*** Begin section ***

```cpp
template <int WQ, int EPI, int G_ST, int WL, int BM = G_BM>
__device__ __forceinline__ void gemm_dma_body(const uint16_t* __restrict__ x, const void* __restrict__ wv,
                                              const uint16_t* __restrict__ scale, int64_t M, int N, int K, void* __restrict__ yv,
                                              int64_t ldy, int n_tiles, int m_tiles, int map_mode, int kt_per_split,
                                              float* __restrict__ ws, int block_id, int split_id, int n_splits, char* smem) {
    constexpr int WB2 = WQ == 8 ? 2 : (WQ == 4 ? 1 : 4);
    constexpr int W_STAGE = G_BN * G_BK * WB2 / 2;
    constexpr int NT = 256;
    static_assert(BM == G_BM || (BM == 64 && WL == 1), "half-height tiles: 4-wave layout only");
    constexpr int X_DMA = BM * G_BK * 2 / (NT * 16);
    constexpr int W_DMA = W_STAGE / (NT * 16);
    uint16_t* const Xs0 = reinterpret_cast<uint16_t*>(smem);
    char* const Wq0 = smem + G_ST * BM * G_BK * 2;
    uint16_t* const Sc = reinterpret_cast<uint16_t*>(smem + G_ST * (BM * G_BK * 2 + W_STAGE));
    const char* w = reinterpret_cast<const char*>(wv);

    const int id = block_id;
    const int xcd = id & 7, slot = id >> 3;
    int nt, mt;
    if ((map_mode & 0xff) == 1) {
        const int mg = m_tiles >> 3;
        mt = xcd + 8 * (slot % mg);
        nt = slot / mg;
    } else {
        const int gm = (map_mode >> 16) & 0xff, gn = (map_mode >> 24) & 0xff;
        if (gm == 0) {
            nt = xcd + 8 * (slot / m_tiles);
            mt = slot % m_tiles;
        } else {
            const int per_super = gn * gm, sm_count = m_tiles / gm;
            const int sup = slot / per_super, within = slot % per_super;
            nt = xcd + 8 * ((sup / sm_count) * gn + within / gm);
            mt = (sup % sm_count) * gm + within % gm;
        }
    }
    if (nt >= n_tiles) return;
    const int n0 = nt * G_BN;
    const int64_t m0 = (int64_t)mt * BM;

    constexpr bool PC = WL == 5 || WL == 6;
    const bool producer = PC && threadIdx.x >= (WL == 6 ? 512 : 256);
    const int tid = PC ? (threadIdx.x & 255) : threadIdx.x, lane = tid & 63, wave = tid >> 6;
    const int kh = WL == 6 ? (int)((threadIdx.x >> 8) & 1) : 0;
    const int l15 = lane & 15, kq = lane >> 4;
    constexpr int NI = WL ? 2 : 4, NJ = WL ? BM / 16 : 4;
    const int wn = WL ? wave : wave >> 1, wm = WL ? 0 : wave & 1;
    const int nb = wn * (NI * 16), mb = wm * (NJ * 16);

    const uint16_t* xsrc[X_DMA];
    const char* wsrc[W_DMA];
#pragma unroll
    for (int j = 0; j < X_DMA; ++j) {
        const int p = j * NT + tid, row = p >> 3, pos = (p & 7) ^ ((row >> 1) & 7);
        const int c = ((pos & 3) << 1) | (pos >> 2);
        int64_t m = m0 + row;
        if (m >= M) m = M - 1;
        xsrc[j] = x + m * K + c * 8;
    }
#pragma unroll
    for (int j = 0; j < W_DMA; ++j) {
        const int p = j * NT + tid;
        if constexpr (WQ == 8) {
            const int row = p >> 2, c = (p & 3) ^ w_swz(row);
            int n = n0 + row;
            if (n >= N) n = N - 1;
            wsrc[j] = w + (int64_t)n * K + c * 16;
        } else if constexpr (WQ == 4) {
            const int row = p >> 1, c = (p & 1) ^ ((row >> 3) & 1);
            int n = n0 + row;
            if (n >= N) n = N - 1;
            wsrc[j] = w + ((int64_t)n * K) / 2 + c * 16;
        } else {
            const int row = p >> 3, pos = (p & 7) ^ ((row >> 1) & 7);
            const int c = ((pos & 3) << 1) | (pos >> 2);
// ... 19 lines not shown

    constexpr int D = G_ST - 1;
    const int kt_all = K / G_BK;
    const int kt0 = split_id * kt_per_split;
    const int ktiles = (kt0 + kt_per_split < kt_all) ? kt_per_split : kt_all - kt0;
    if constexpr (WQ == 4) {
        const int G = K / 128, g0 = kt0 >> 1, ng = (ktiles + 1) >> 1;
        for (int e = tid; e < ng * G_BN; e += NT) {
            const int row = e / ng, g = e - row * ng;
            int n = n0 + row;
            if (n >= N) n = N - 1;
            Sc[g * G_BN + row] = scale[(int64_t)n * G + g0 + g];
        }
        asm volatile("s_waitcnt vmcnt(0)" ::: "memory");
    }
#pragma unroll
    for (int d = 0; d < D; ++d) {
        if (d < ktiles && (!PC || producer)) issue(d, (kt0 + d) * G_BK);
    }
    int st = 0, stn = D;
    h2 gsc[NI];
    if (PC && producer) {
        for (int t = 0; t < ktiles; ++t) {
            const int younger = (ktiles - 1 - t) < (D - 1) ? (ktiles - 1 - t) : (D - 1);
            constexpr int PT = X_DMA + W_DMA;
            if (younger >= 2) asm volatile("s_waitcnt vmcnt(%0)" ::"n"(2 * PT) : "memory");
            else if (younger == 1) asm volatile("s_waitcnt vmcnt(%0)" ::"n"(PT) : "memory");
            else asm volatile("s_waitcnt vmcnt(0)" ::: "memory");
            __syncthreads();
            if (t + D < ktiles) issue(stn, (kt0 + t + D) * G_BK);
            stn = stn == G_ST - 1 ? 0 : stn + 1;
        }
        if constexpr (WL == 6) { __syncthreads(); __syncthreads(); }
        return;
    }
    for (int t = 0; t < ktiles; ++t) {
        const int younger = (ktiles - 1 - t) < (D - 1) ? (ktiles - 1 - t) : (D - 1);
        if constexpr (!PC) {
            constexpr int PT = X_DMA + W_DMA;
            if (map_mode & 0x200) {}
            else if (younger >= 2) asm volatile("s_waitcnt vmcnt(%0)" ::"n"(2 * PT) : "memory");
            else if (younger == 1) asm volatile("s_waitcnt vmcnt(%0)" ::"n"(PT) : "memory");
            else asm volatile("s_waitcnt vmcnt(0)" ::: "memory");
        }
        __syncthreads();
        if constexpr (!PC) if (t + D < ktiles && !(map_mode & 0x100)) issue(stn, (kt0 + t + D) * G_BK);
        const uint16_t* xs = Xs0 + st * (BM * G_BK);
        const char* wq = Wq0 + st * W_STAGE;
        st = st == G_ST - 1 ? 0 : st + 1;
        stn = stn == G_ST - 1 ? 0 : stn + 1;
        uint4 wraw[NI];
        if constexpr (WQ == 8) {
#pragma unroll
            for (int i = 0; i < NI; ++i) {
                const int row = nb + i * 16 + l15;
                wraw[i] = *reinterpret_cast<const uint4*>(&wq[row * G_BK + (kq ^ w_swz(row)) * 16]);
            }
        } else if constexpr (WQ == 4) {
#pragma unroll
            for (int i = 0; i < NI; ++i) {
                const int row = nb + i * 16 + l15;
                const uint2 v = *reinterpret_cast<const uint2*>(&wq[row * 32 + ((kq ^ (((row >> 3) & 1) << 1)) * 8)]);
                wraw[i].x = v.x; wraw[i].y = v.y;
            }
            if ((t & 1) == 0) {
#pragma unroll
// ... 17 lines not shown
                    const int row = nb + i * 16 + l15;
                    a[i] = __builtin_bit_cast(h8, *reinterpret_cast<const uint4*>(&wq[(row * G_BK + g_swz(row, ks * 4 + kq) * 8) * 2]));
                }
            }
#pragma unroll
            for (int j = 0; j < NJ; ++j) {
                const int row = mb + j * 16 + l15;
                bfr[j] = __builtin_bit_cast(h8, *reinterpret_cast<const uint4*>(&xs[row * G_BK + g_swz(row, ks * 4 + kq) * 8]));
            }
#ifdef GEMM_SETPRIO
            __builtin_amdgcn_s_setprio(1);
#endif
#pragma unroll
            for (int i = 0; i < NI; ++i)
#pragma unroll
                for (int j = 0; j < NJ; ++j) acc[i][j] = __builtin_amdgcn_mfma_f32_16x16x32_f16(a[i], bfr[j], acc[i][j], 0, 0, 0);
#ifdef GEMM_SETPRIO
            __builtin_amdgcn_s_setprio(0);
#endif
        }
    }

    if constexpr (WL == 6) {
        float4* red = reinterpret_cast<float4*>(smem);
        __syncthreads();
        if (kh == 1) {
#pragma unroll
            for (int i = 0; i < NI; ++i)
#pragma unroll
                for (int j = 0; j < NJ; ++j)
                    red[((wave * NI + i) * NJ + j) * 64 + lane] = make_float4(acc[i][j][0], acc[i][j][1], acc[i][j][2], acc[i][j][3]);
        }
        __syncthreads();
        if (kh == 1) return;
#pragma unroll
        for (int i = 0; i < NI; ++i)
#pragma unroll
            for (int j = 0; j < NJ; ++j) {
                const float4 o = red[((wave * NI + i) * NJ + j) * 64 + lane];
                acc[i][j][0] += o.x; acc[i][j][1] += o.y; acc[i][j][2] += o.z; acc[i][j][3] += o.w;
            }
    }
    if (n_splits > 1) {
        float* slab = ws + (int64_t)split_id * M * N;
#pragma unroll
        for (int i = 0; i < NI; ++i) {
            const int n = n0 + nb + i * 16 + kq * 4;
            if (n >= N) continue;
#pragma unroll
            for (int j = 0; j < NJ; ++j) {
                const int64_t m = m0 + mb + j * 16 + l15;
                if (m < M) *reinterpret_cast<float4*>(slab + m * N + n) = make_float4(acc[i][j][0], acc[i][j][1], acc[i][j][2], acc[i][j][3]);
            }
        }
        return;
    }
#pragma unroll
    for (int i = 0; i < NI; ++i) {
        const int n = n0 + nb + i * 16 + kq * 4;
        if (n >= N) continue;
        h4 sh = {(_Float16)1.0f, (_Float16)1.0f, (_Float16)1.0f, (_Float16)1.0f};
        if constexpr (WQ == 8) sh = __builtin_bit_cast(h4, *reinterpret_cast<const uint2*>(scale + n));
#pragma unroll
        for (int j = 0; j < NJ; ++j) {
            const int64_t m = m0 + mb + j * 16 + l15;
            if (m >= M) continue;
            store4<EPI>(yv, ldy, m, n, acc[i][j][0] * (float)sh[0], acc[i][j][1] * (float)sh[1], acc[i][j][2] * (float)sh[2],
                        acc[i][j][3] * (float)sh[3]);
        }
    }
}


}
// ... 1 lines not shown
```

ppl.llm.serving_amd/csrc/k_gemm_wide.hip:

```cpp
#include <stdlib.h>
#include "k_gemm_dev.h"

namespace pplhip {

namespace {

constexpr int WD_BM = 128, WD_NP = 4;
constexpr int WD_XB = WD_BM * G_BK * 2;
constexpr int WD_XP = WD_XB / 1024;

template <int EPI, int ST, int NC, int ABL = 0>
__global__ __launch_bounds__((NC + WD_NP) * 64) void gemm_w8_wide_kernel(const uint16_t* __restrict__ x, const int8_t* __restrict__ w,
                                                                  const uint16_t* __restrict__ scale, int64_t M, int N, int K,
                                                                  void* __restrict__ yv, int64_t ldy, int n_tiles, int m_tiles) {
    constexpr int WD_BN = 32 * NC, WD_NC = NC;
    constexpr int WD_WB = WD_BN * G_BK, WD_WP = WD_WB / 1024;
    constexpr int WD_PP = (WD_XP + WD_WP + WD_NP - 1) / WD_NP;
    extern __shared__ __attribute__((aligned(16))) char smem_wd[];
    char* const Xs0 = smem_wd;
    char* const Wq0 = smem_wd + ST * WD_XB;

    const int id = blockIdx.x;
    const int xcd = id & 7, slot = id >> 3;
    const int nt = xcd + 8 * (slot / m_tiles);
    const int mt = slot % m_tiles;
    if (nt >= n_tiles) return;
    const int n0 = nt * WD_BN;
    const int64_t m0 = (int64_t)mt * WD_BM;

    const int tid = threadIdx.x, lane = tid & 63, wave = __builtin_amdgcn_readfirstlane(tid >> 6);
    const int ktiles = K / G_BK;
    constexpr int D = ST - 1;

    if (wave >= WD_NC) {
        const int pw = wave - WD_NC;
        const char* psrc[WD_PP];
        uint32_t pdst[WD_PP];
        const uint32_t xbase = lds_addr(Xs0), wbase = lds_addr(Wq0);
        const int npc = (WD_XP + WD_WP - pw + WD_NP - 1) / WD_NP;
#pragma unroll
        for (int j = 0; j < WD_PP; ++j) {
            const int P = pw + WD_NP * j;
            if (j < WD_XP / WD_NP) {
                const int p = P * 64 + lane, row = p >> 3, pos = (p & 7) ^ ((row >> 1) & 7);
                const int c = ((pos & 3) << 1) | (pos >> 2);
                int64_t m = m0 + row;
                if (m >= M) m = M - 1;
                psrc[j] = reinterpret_cast<const char*>(x + m * K + c * 8);
                pdst[j] = __builtin_amdgcn_readfirstlane(xbase + P * 1024);
            } else {
                const int Pw = (P < WD_XP + WD_WP ? P : WD_XP) - WD_XP;
                const int p = Pw * 64 + lane, row = p >> 2, c = (p & 3) ^ w_swz(row);
                int n = n0 + row;
                if (n >= N) n = N - 1;
                psrc[j] = reinterpret_cast<const char*>(w) + (int64_t)n * K + c * 16;
                pdst[j] = __builtin_amdgcn_readfirstlane(wbase + Pw * 1024);
            }
        }
#define WD_PRODUCE(KT, STG)                                                                                                          \
    do {                                                                                                                             \
        _Pragma("unroll") for (int j = 0; j < WD_PP; ++j)                                                                            \
            if (j < npc)                                                                                                             \
            glds16(psrc[j] + (int64_t)(KT) * (j < WD_XP / WD_NP ? G_BK * 2 : G_BK), pdst[j] + (STG) * (j < WD_XP / WD_NP ? WD_XB : WD_WB)); \
    } while (0)
#pragma unroll
        for (int d = 0; d < D; ++d)
            if (d < ktiles) WD_PRODUCE(d, d);
        int stn = D % ST;
        for (int t = 0; t < ktiles; ++t) {
            const int younger = (ktiles - 1 - t) < (D - 1) ? (ktiles - 1 - t) : (D - 1);
            if (younger >= 2) {
                if (npc == WD_PP) asm volatile("s_waitcnt vmcnt(%0)" ::"n"(2 * WD_PP) : "memory");
                else asm volatile("s_waitcnt vmcnt(%0)" ::"n"(2 * WD_PP - 2) : "memory");
            } else if (younger == 1) {
                if (npc == WD_PP) asm volatile("s_waitcnt vmcnt(%0)" ::"n"(WD_PP) : "memory");
                else asm volatile("s_waitcnt vmcnt(%0)" ::"n"(WD_PP - 1) : "memory");
            } else {
                asm volatile("s_waitcnt vmcnt(0)" ::: "memory");
            }
            if (!(ABL & 8)) __syncthreads();
            if (t + D < ktiles && !(ABL & 1)) WD_PRODUCE(t + D, stn);
            stn = stn == ST - 1 ? 0 : stn + 1;
        }
#undef WD_PRODUCE
        return;
    }

    const int l15 = lane & 15, kq = lane >> 4;
    const int nb = wave * 32;
    f4 acc[2][8];
#pragma unroll
    for (int i = 0; i < 2; ++i)
#pragma unroll
        for (int j = 0; j < 8; ++j) acc[i][j] = f4{0.f, 0.f, 0.f, 0.f};
    int st = 0;
    for (int t = 0; t < ktiles; ++t) {
        if (!(ABL & 8)) __syncthreads();
        const uint16_t* xs = reinterpret_cast<const uint16_t*>(Xs0 + st * WD_XB);
        const char* wq = Wq0 + st * WD_WB;
        st = st == ST - 1 ? 0 : st + 1;
        uint4 wraw[2];
#pragma unroll
        for (int i = 0; i < 2; ++i) {
            const int row = nb + i * 16 + l15;
            wraw[i] = *reinterpret_cast<const uint4*>(&wq[row * G_BK + (kq ^ w_swz(row)) * 16]);
        }
#pragma unroll
        for (int ks = 0; ks < 2; ++ks) {
            h8 a[2], bfr[8];
#pragma unroll
            for (int i = 0; i < 2; ++i) {
                if constexpr (ABL & 2) a[i] = __builtin_bit_cast(h8, make_uint4(wraw[i].x, wraw[i].y, wraw[i].z ^ ks, wraw[i].w));
                else a[i] = cvt_i8x8_f16(ks == 0 ? make_uint2(wraw[i].x, wraw[i].y) : make_uint2(wraw[i].z, wraw[i].w));
            }
#pragma unroll
            for (int j = 0; j < 8; ++j) {
                const int row = j * 16 + l15;
                bfr[j] = __builtin_bit_cast(h8, *reinterpret_cast<const uint4*>(&xs[((ABL & 4) ? 0 : row * G_BK) + g_swz(row, ks * 4 + kq) * 8]));
            }
#pragma unroll
            for (int i = 0; i < 2; ++i)
#pragma unroll
                for (int j = 0; j < 8; ++j) acc[i][j] = __builtin_amdgcn_mfma_f32_16x16x32_f16(a[i], bfr[j], acc[i][j], 0, 0, 0);
        }
    }
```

*** End section ***

◆ EXERCISE OBJECTIVE: Reply with the number of lines in the entries that hold the word "xbase", and add no other words.

◆ WRITTEN ANSWER: 2